Exercise details
Your answer should be every line of the records that contains the word "tbase".

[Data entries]
○ ○ ○ ○ ○
# artbataev/end2end

Hardware: AMD Instinct MI355X
Metric: ctc_fwd_bwd_frames_per_sec (higher is better)
Workload: dtype f32; 1 GPU; ctc_fwd_bwd_B256_T1000_V29_S200_f32; B_per_gpu=256, T=1000, V=29, S_max=200, input=raw logits (log-softmax fused)

## Files before the change

### end2end_amd/csrc/ctc_loss_fast_h1.hip

```cpp
#include "fast_common.h"

namespace e2e {
namespace fastk {
namespace {

constexpr int kHxNP = 2;
constexpr int kHxHalo = 8;
constexpr int kHxOwnLanes = 64 - kHxHalo;
constexpr int kHxProducers = 2;
constexpr int kHxOwn = kHxNP * kHxOwnLanes;
constexpr int kHxMaxW = 4 / kHxNP;
constexpr int kHxWaves = 2 * kHxMaxW + 2 + 2 * kHxProducers + 2;

struct HxLds {
  static constexpr int kCkPad = 4;
  static constexpr int kCkCells = 2 * 4 * kHxOwnLanes + 2 * kCkPad;
  int ring;
  int blk_bytes;
  int filled;
  int sortcnt;
  int bnd;
  int bw;
  int dump;
  int zacc;
  int prog;
  int exw;
  int mxl;
  int ckb;
  int ckdone;
  int total;
  __host__ __device__ HxLds(int V) {
    bw = 4;
    ring = 0;
    blk_bytes = ((V + 1) * kRow + 16) * 8;
    filled = ring + 2 * kRingBlks * blk_bytes;
    sortcnt = filled + 2 * kRingBlks * 4;
    bnd = (sortcnt + 130 * 4 + 15) & ~15;
    dump = bnd + 2 * bw * kHaloSlots * kHxHalo * 32;
    zacc = dump + 12288;
    prog = zacc + 64;
    exw = prog + 2 * 8 * 4;
    mxl = exw + 2 * kHaloSlots * 4;
    ckb = mxl + 2 * kHaloSlots * 4 * 64 * 4;
    ckdone = ckb + 2 * 2 * kCkCells * 8;
    total = ckdone + 16;
  }
};

#ifdef E2E_FAST_PROFILE
#define HX_TL(k) { if (w == 0 && lane == 0 && b < 256) { unsigned long long* g = g_tl + ((size_t)b * 2 + DIR) * 12 + 2 * (k); \
    g[0] = __builtin_amdgcn_s_memtime(); g[1] = wall_clock64(); } }
#else
#define HX_TL(k)
#endif
template <int DIR>
__device__ __forceinline__ void hx_chain_wave(const FastParams& p, int b, int T, int S, unsigned char* smem, const HxLds hl,
                                              int lane, int w, int W) {
  lds_u8* L0 = (lds_u8*)smem;
  HX_TL(1)
  const int V = p.V, blank = p.blank, L = 2 * S + 1;
  const int nblk = (T + kBlk - 1) / kBlk;
  const int M = (T - 1) >> 3;
  const int ring_off = hl.ring + DIR * kRingBlks * hl.blk_bytes;
  volatile int* myfilled = reinterpret_cast<int*>(smem + hl.filled) + DIR * kRingBlks;
  __builtin_amdgcn_s_setprio(3);
  unsigned long long prof_fill = 0, prof_nb = 0, prof_lag = 0, prof_t0 = __builtin_amdgcn_s_memtime();
  (void)prof_fill; (void)prof_nb; (void)prof_lag; (void)prof_t0;

  const int g0 = kHxOwn * w + kHxNP * (DIR == 0 ? lane - kHxHalo : lane);
  const bool halo = DIR == 0 ? lane < kHxHalo : lane >= kHxOwnLanes;
  const bool edge = DIR == 0 ? lane >= 64 - kHxHalo : lane < kHxHalo;
  const int up = DIR == 0 ? (w > 0 ? w - 1 : 7) : w + 1;
  const int64_t* tg = p.targets + (int64_t)b * p.tgt_stride;
  const float r_tilt = fast_tilt(S, T);
  const double rr2 = (double)r_tilt * (double)r_tilt, inv_rr = 1.0 / (double)r_tilt;
  const double skip_w = (double)(r_tilt * r_tilt);
  int lab[kHxNP]; double sk[kHxNP];
  bool badlab = false;
#pragma unroll
  for (int r = 0; r < kHxNP; r++) {
    const int gi = g0 + r, li = DIR == 0 ? gi : gi - 1;
    const bool lin = li >= 0 && li < S;
    const int lv = lin ? label_of(tg[li]) : -1;
    lab[r] = (lin && lv >= 0 && lv < V) ? lv : V;
    if (DIR == 0) {
      const int lpv = (li >= 1 && li - 1 < S) ? label_of(tg[li - 1]) : -1;
      sk[r] = (lin && li >= 1 && lv != blank && lpv != lv) ? skip_w : 0.0;
      badlab |= !halo && lin && (lv == blank || lv < 0 || lv >= V);
    } else {
      const int tj = (gi >= 1 && gi < S) ? label_of(tg[gi]) : -1;
      sk[r] = (gi >= 1 && gi < S && lv != blank && tj != lv) ? skip_w : 0.0;
    }
  }
  if (DIR == 0 && __any(badlab)) { if (lane == 0) atomicOr(&p.flags[b], 2); }
  const bool cond = (T > 1 || L == 1);

  const int a_sync = hl.prog;
  const int o_prog = DIR * 32, o_exw = hl.exw - hl.prog + DIR * (kHaloSlots * 4), o_ckdone = hl.ckdone - hl.prog + 4 * DIR;
  const int a_mxl = hl.mxl + ((DIR * kHaloSlots * 4 + w) * 64 + lane) * 4;
  const int up_rec = DIR == 0 ? (w > 0 ? w - 1 : hl.bw - 1) : w + 1;
  const int a_bnd_up = hl.bnd + ((DIR * hl.bw + up_rec) * kHaloSlots * kHxHalo + (lane & (kHxHalo - 1))) * 32;
  const int a_bnd_my = edge ? hl.bnd + ((DIR * hl.bw + w) * kHaloSlots * kHxHalo + (lane & (kHxHalo - 1))) * 32
                            : hl.dump + lane * 32;
  const int a_ck = halo ? hl.dump + 4096 + lane * 32
                        : hl.ckb + (DIR * 2 * HxLds::kCkCells + HxLds::kCkPad) * 8 + (DIR == 0 ? 16 * g0 : 16 * g0 - 8);
  int a_lab[kHxNP];
#pragma unroll
  for (int r = 0; r < kHxNP; r++) a_lab[r] = ring_off + lab[r] * (kRow * 8);
  const int a_yw = ring_off + (V + 1) * (kRow * 8);

  double Bc[kHxNP], Lc[kHxNP];
#pragma unroll
  for (int r = 0; r < kHxNP; r++) { Bc[r] = 0.0; Lc[r] = 0.0; }
  double yb_prev = 0.0, wb_prev = 0.0;
  int e_total = 0;
  int nck = 0, ckbuf = 0;
  int lead = 0;
  auto need_blocks = [&](int k) {
    if (lead < k) {
      PROF_SPIN_BEGIN
      for (;;) {
        int a = peek(&myfilled[0]);
#pragma unroll
        for (int f = 1; f < kHxProducers; f++) a = min(a, peek(&myfilled[f]));
        lead = __builtin_amdgcn_readfirstlane(a);
        if (lead >= k) break;
        __builtin_amdgcn_s_sleep(1);
      }
      asm volatile("" ::: "memory");
      PROF_SPIN_END(prof_fill)
    }
  };

  double e[kHxNP][kBlk], ybw[2 * kBlk];
  auto load_half = [&](int slot_bytes, auto half_tag) {
    constexpr int H = decltype(half_tag)::value;
    lds_u8* py = L0 + (a_yw + slot_bytes);
#pragma unroll
    for (int q = 3; q >= 1; q--) {
      const h_d2 y = *(volatile lds_d2*)(py + 64 * H + 16 * q);
      ybw[8 * H + 2 * q] = y.x; ybw[8 * H + 2 * q + 1] = y.y;
    }
#pragma unroll
    for (int r = 0; r < kHxNP; r++) {
      const h_d2 a = *(volatile lds_d2*)(L0 + (a_lab[r] + slot_bytes) + 32 * H + 16); e[r][4 * H + 2] = a.x; e[r][4 * H + 3] = a.y;
    }
#pragma unroll
    for (int r = 0; r < kHxNP; r++) {
      const h_d2 a = *(volatile lds_d2*)(L0 + (a_lab[r] + slot_bytes) + 32 * H); e[r][4 * H] = a.x; e[r][4 * H + 1] = a.y;
    }
    { const h_d2 y = *(volatile lds_d2*)(py + 64 * H); ybw[8 * H] = y.x; ybw[8 * H + 1] = y.y; }
  };
  auto read_edge = [&](int slot, h_d2 (&hv)[kHxNP]) {
#pragma unroll
    for (int r = 0; r < kHxNP; r++) hv[r] = *(volatile lds_d2*)(L0 + a_bnd_up + slot * 256 + 16 * r);
  };

  int hprog = 0;
  h_d2 hv[kHxNP];
#pragma unroll
  for (int r = 0; r < kHxNP; r++) hv[r] = h_d2{0.0, 0.0};
  int ckd = 0;
  auto run_block = [&](int n, auto steady_tag, auto slot_tag, auto ck_tag) {
    constexpr bool STEADY = decltype(steady_tag)::value;
    constexpr int SLOT = decltype(slot_tag)::value, CK = decltype(ck_tag)::value;
    const int slot = SLOT >= 0 ? SLOT : (n & (kRingBlks - 1));
    const int nslot = SLOT >= 0 ? ((SLOT + 1) & (kRingBlks - 1)) : ((n + 1) & (kRingBlks - 1));
    const int pslot = SLOT >= 0 ? ((SLOT + 7) & (kRingBlks - 1)) : ((n + 7) & (kRingBlks - 1));
    const bool refill = SLOT >= 0 ? (SLOT % kHxNP) == 0 : (n % kHxNP) == 0;
    const bool publish = SLOT >= 0 ? (SLOT % kHxNP) == kHxNP - 1 : (n % kHxNP) == kHxNP - 1;
    load_half(slot * hl.blk_bytes, std::integral_constant<int, 1>{});
    if (refill && (STEADY || n > 0)) {
      if (__builtin_amdgcn_readfirstlane(hprog) < n) {
        PROF_SPIN_BEGIN HALO_WAIT(__builtin_amdgcn_readfirstlane(*(volatile lds_int*)(L0 + a_sync + o_prog + 4 * up)) >= n); PROF_SPIN_END(prof_nb)
        read_edge(pslot, hv);
      }
      if (halo) {
#pragma unroll
        for (int r = 0; r < kHxNP; r++) { Bc[r] = hv[r].x; Lc[r] = hv[r].y; }
      }
    }
    const bool want_next = STEADY ? true : n + 1 < nblk;
    const int tbase = block_time(DIR, n, 0, T);
    int xw = 0;
#pragma unroll
    for (int tt = 0; tt < kBlk; tt++) {
      const int t = DIR == 0 ? tbase + tt : tbase - tt;
      const double yb = ybw[2 * tt], wb = ybw[2 * tt + 1];
      if (tt == 4) {
        xw = *(volatile lds_int*)(L0 + a_sync + o_exw + 4 * slot);
        if (CK != 0) ckd = *(volatile lds_int*)(L0 + a_sync + o_ckdone);
        if (want_next) need_blocks(n + 2);
        load_half(nslot * hl.blk_bytes, std::integral_constant<int, 0>{});
      }
      if (tt == 6 && publish) {
        hprog = *(volatile lds_int*)(L0 + a_sync + o_prog + 4 * up);
        read_edge(slot, hv);
      }
      if (STEADY || t < T) {
        const bool first = !STEADY && (DIR == 0 ? t == 0 : t == T - 1);
        if (first) {
#pragma unroll
          for (int r = 0; r < kHxNP; r++) {
            if (DIR == 0) {
              if (g0 + r == 0) { Bc[r] = cond ? 1.0 : 0.0; Lc[r] = rr2 * e[r][tt]; }
            } else {
              if (g0 + r == S) { if (cond) Bc[r] = 1.0; Lc[r] = rr2 * e[r][tt]; }
            }
          }
        } else if (DIR == 0) {
          double nb = from_prev_lane(Lc[kHxNP - 1]);
#pragma unroll
          for (int r = 0; r < kHxNP; r++) {
            const double ol = Lc[r];
            const double Bn = __builtin_fma(Bc[r], yb_prev, nb);
            double tl = __builtin_fma(Bc[r], wb_prev, ol);
            tl = __builtin_fma(sk[r], nb, tl);
            Lc[r] = tl * e[r][tt]; Bc[r] = Bn; nb = ol;
          }
        } else {
          double nb = from_next_lane(Lc[0]);
#pragma unroll
          for (int r = kHxNP - 1; r >= 0; r--) {
            const double ol = Lc[r];
            const double Bn = __builtin_fma(Bc[r], yb_prev, nb);
            double tl = __builtin_fma(Bc[r], wb_prev, ol);
            tl = __builtin_fma(sk[r], nb, tl);
            Lc[r] = tl * e[r][tt]; Bc[r] = Bn; nb = ol;
          }
        }
        yb_prev = yb; wb_prev = wb;
        if (tt == 7) {
          int top = max(__double2hiint(Bc[0]), __double2hiint(Lc[0]));
#pragma unroll
          for (int r = 1; r < kHxNP; r++) top = max(top, max(__double2hiint(Bc[r]), __double2hiint(Lc[r])));
          *(volatile lds_int*)(L0 + a_mxl + slot * 1024) = top;
          xw = __builtin_amdgcn_readfirstlane(xw);
          if ((xw >> 12) != n) {
            PROF_SPIN_BEGIN
            int spins = 0;
            do {
              __builtin_amdgcn_s_sleep(1);
              xw = __builtin_amdgcn_readfirstlane(*(volatile lds_int*)(L0 + a_sync + o_exw + 4 * slot));
              if (++spins > (1 << 20)) { atomicOr(&p.flags[b], 128); xw = (n << 12) | 2048; }
            } while ((xw >> 12) != n);
            PROF_SPIN_END(prof_lag)
          }
          const int ex = (xw & 0xfff) - 2048;
#pragma unroll
          for (int r = 0; r < kHxNP; r++) { Bc[r] = ldexp(Bc[r], -ex); Lc[r] = ldexp(Lc[r], -ex); }
          e_total += ex;
          const int kk = DIR == 0 ? (t + 1) : t;
          if ((CK >= 0 ? CK == 1 : ((kk & (kSeg - 1)) == 0 && kk > 0 && kk < T))) {
            if (nck >= 2 && __builtin_amdgcn_readfirstlane(ckd) < nck - 1)
              HALO_WAIT(__builtin_amdgcn_readfirstlane(*(volatile lds_int*)(L0 + a_sync + o_ckdone)) >= nck - 1);
            if (nck == 0) ckbuf = (kk / kSeg) & 1;
            nck++;
            lds_u8* dst = L0 + (a_ck + ckbuf * (HxLds::kCkCells * 8));
#pragma unroll
            for (int r = 0; r < kHxNP; r++) {
              const double cb = Bc[r] * yb_prev, cl = Lc[r] * inv_rr;
              if (DIR == 0) { *(volatile lds_f64*)(dst + 16 * r) = cb; *(volatile lds_f64*)(dst + 16 * r + 8) = cl; }
              else { *(volatile lds_f64*)(dst + 16 * r) = cl; *(volatile lds_f64*)(dst + 16 * r + 8) = cb; }
            }
            ckbuf ^= 1;
          }
        }
      }
    }
    if (publish) {
#pragma unroll
      for (int r = 0; r < kHxNP; r++) { h_d2 v; v.x = Bc[r]; v.y = Lc[r]; *(volatile lds_d2*)(L0 + a_bnd_my + slot * 256 + 16 * r) = v; }
    }
    *(volatile lds_int*)(L0 + a_sync + o_prog + 4 * w) = n + 1;
  };
  {
    typedef std::integral_constant<int, -1> Any;
    need_blocks(1);
    HX_TL(2)
    load_half(0, std::integral_constant<int, 0>{});
    const int steady_end = DIR == 0 ? T / kBlk : nblk;
    run_block(0, std::false_type{}, Any{}, Any{});
    int n = 1;
    if (M - 1 >= 16) {
      for (; n < 8; n++) run_block(n, std::true_type{}, Any{}, Any{});
      auto eight = [&](auto par_tag) {
        constexpr int P = decltype(par_tag)::value;
#define HX_BLK(K) run_block(n + K, std::true_type{}, std::integral_constant<int, K>{}, std::integral_constant<int, ((K & 1) == P) ? 1 : 0>{});
        for (; n + 8 <= M; n += 8) { HX_BLK(0) HX_BLK(1) HX_BLK(2) HX_BLK(3) HX_BLK(4) HX_BLK(5) HX_BLK(6) HX_BLK(7) }
#undef HX_BLK
      };
      if (DIR == 0 || (M & 1)) eight(std::integral_constant<int, 1>{});
      else eight(std::integral_constant<int, 0>{});
    }
    for (; n < steady_end - 1; n++) run_block(n, std::true_type{}, Any{}, Any{});
    for (; n < nblk; n++) run_block(n, std::false_type{}, Any{}, Any{});
  }
  HX_TL(3)
#ifdef E2E_FAST_PROFILE
  if (lane == 0 && b < 256) { unsigned long long* g = g_prof3 + ((size_t)b * 16 + DIR * 8 + w) * 4;
    g[0] = __builtin_amdgcn_s_memtime() - prof_t0; g[1] = prof_fill; g[2] = prof_nb; g[3] = prof_lag; }
#endif
  lds_u8* prog = L0 + hl.prog + DIR * 32;
  if (DIR == 0) {
    double z = 0.0;
    if (!halo) {
#pragma unroll
      for (int r = 0; r < kHxNP; r++) {
        if (g0 + r == S) z += Bc[r] * yb_prev;
        if (g0 + r == S - 1) z += Lc[r];
      }
    }
    for (int o = 32; o > 0; o >>= 1) z += __shfl_xor(z, o, 64);
    *(volatile lds_f64*)(L0 + hl.zacc + 8 * w) = z;
    *(volatile lds_int*)(prog + 4 * w) = nblk + 1;
    if (w == 0) {
      HALO_WAIT(__builtin_amdgcn_readfirstlane(lds_min8(prog)) >= nblk + 1);
      if (lane == 0) {
        double zs = 0.0;
        for (int k = 0; k < W; k++) zs += *(volatile lds_f64*)(L0 + hl.zacc + 8 * k);
        const double rr = (double)r_tilt;
        const double lz = log(zs) + (double)e_total * 0.693147180559945309417 - (double)(L - 1) * log(rr);
        p.logz[2 * b] = lz;
        p.zt2[b] = log2(zs) + (double)e_total;
        p.losses[b] = (float)(-lz);
        if (!(zs > 0.0) || !(zs < __builtin_huge_val())) atomicOr(&p.flags[b], 4);
      }
    }
  } else if (w == 0) {
    const double l0 = Lc[kHxNP - 1];
    if (lane == 0) {
      const double z = (cond ? Bc[0] * yb_prev : 0.0) + l0;
      p.logz[2 * b + 1] = log(z) + (double)e_total * 0.693147180559945309417 - (double)(L - 1) * log((double)r_tilt);
    }
  }
  HX_TL(4)
}
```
○ ○ ○ ○ ○
Result of this task
    const int tbase = block_time(DIR, n, 0, T);
      const int t = DIR == 0 ? tbase + tt : tbase - tt;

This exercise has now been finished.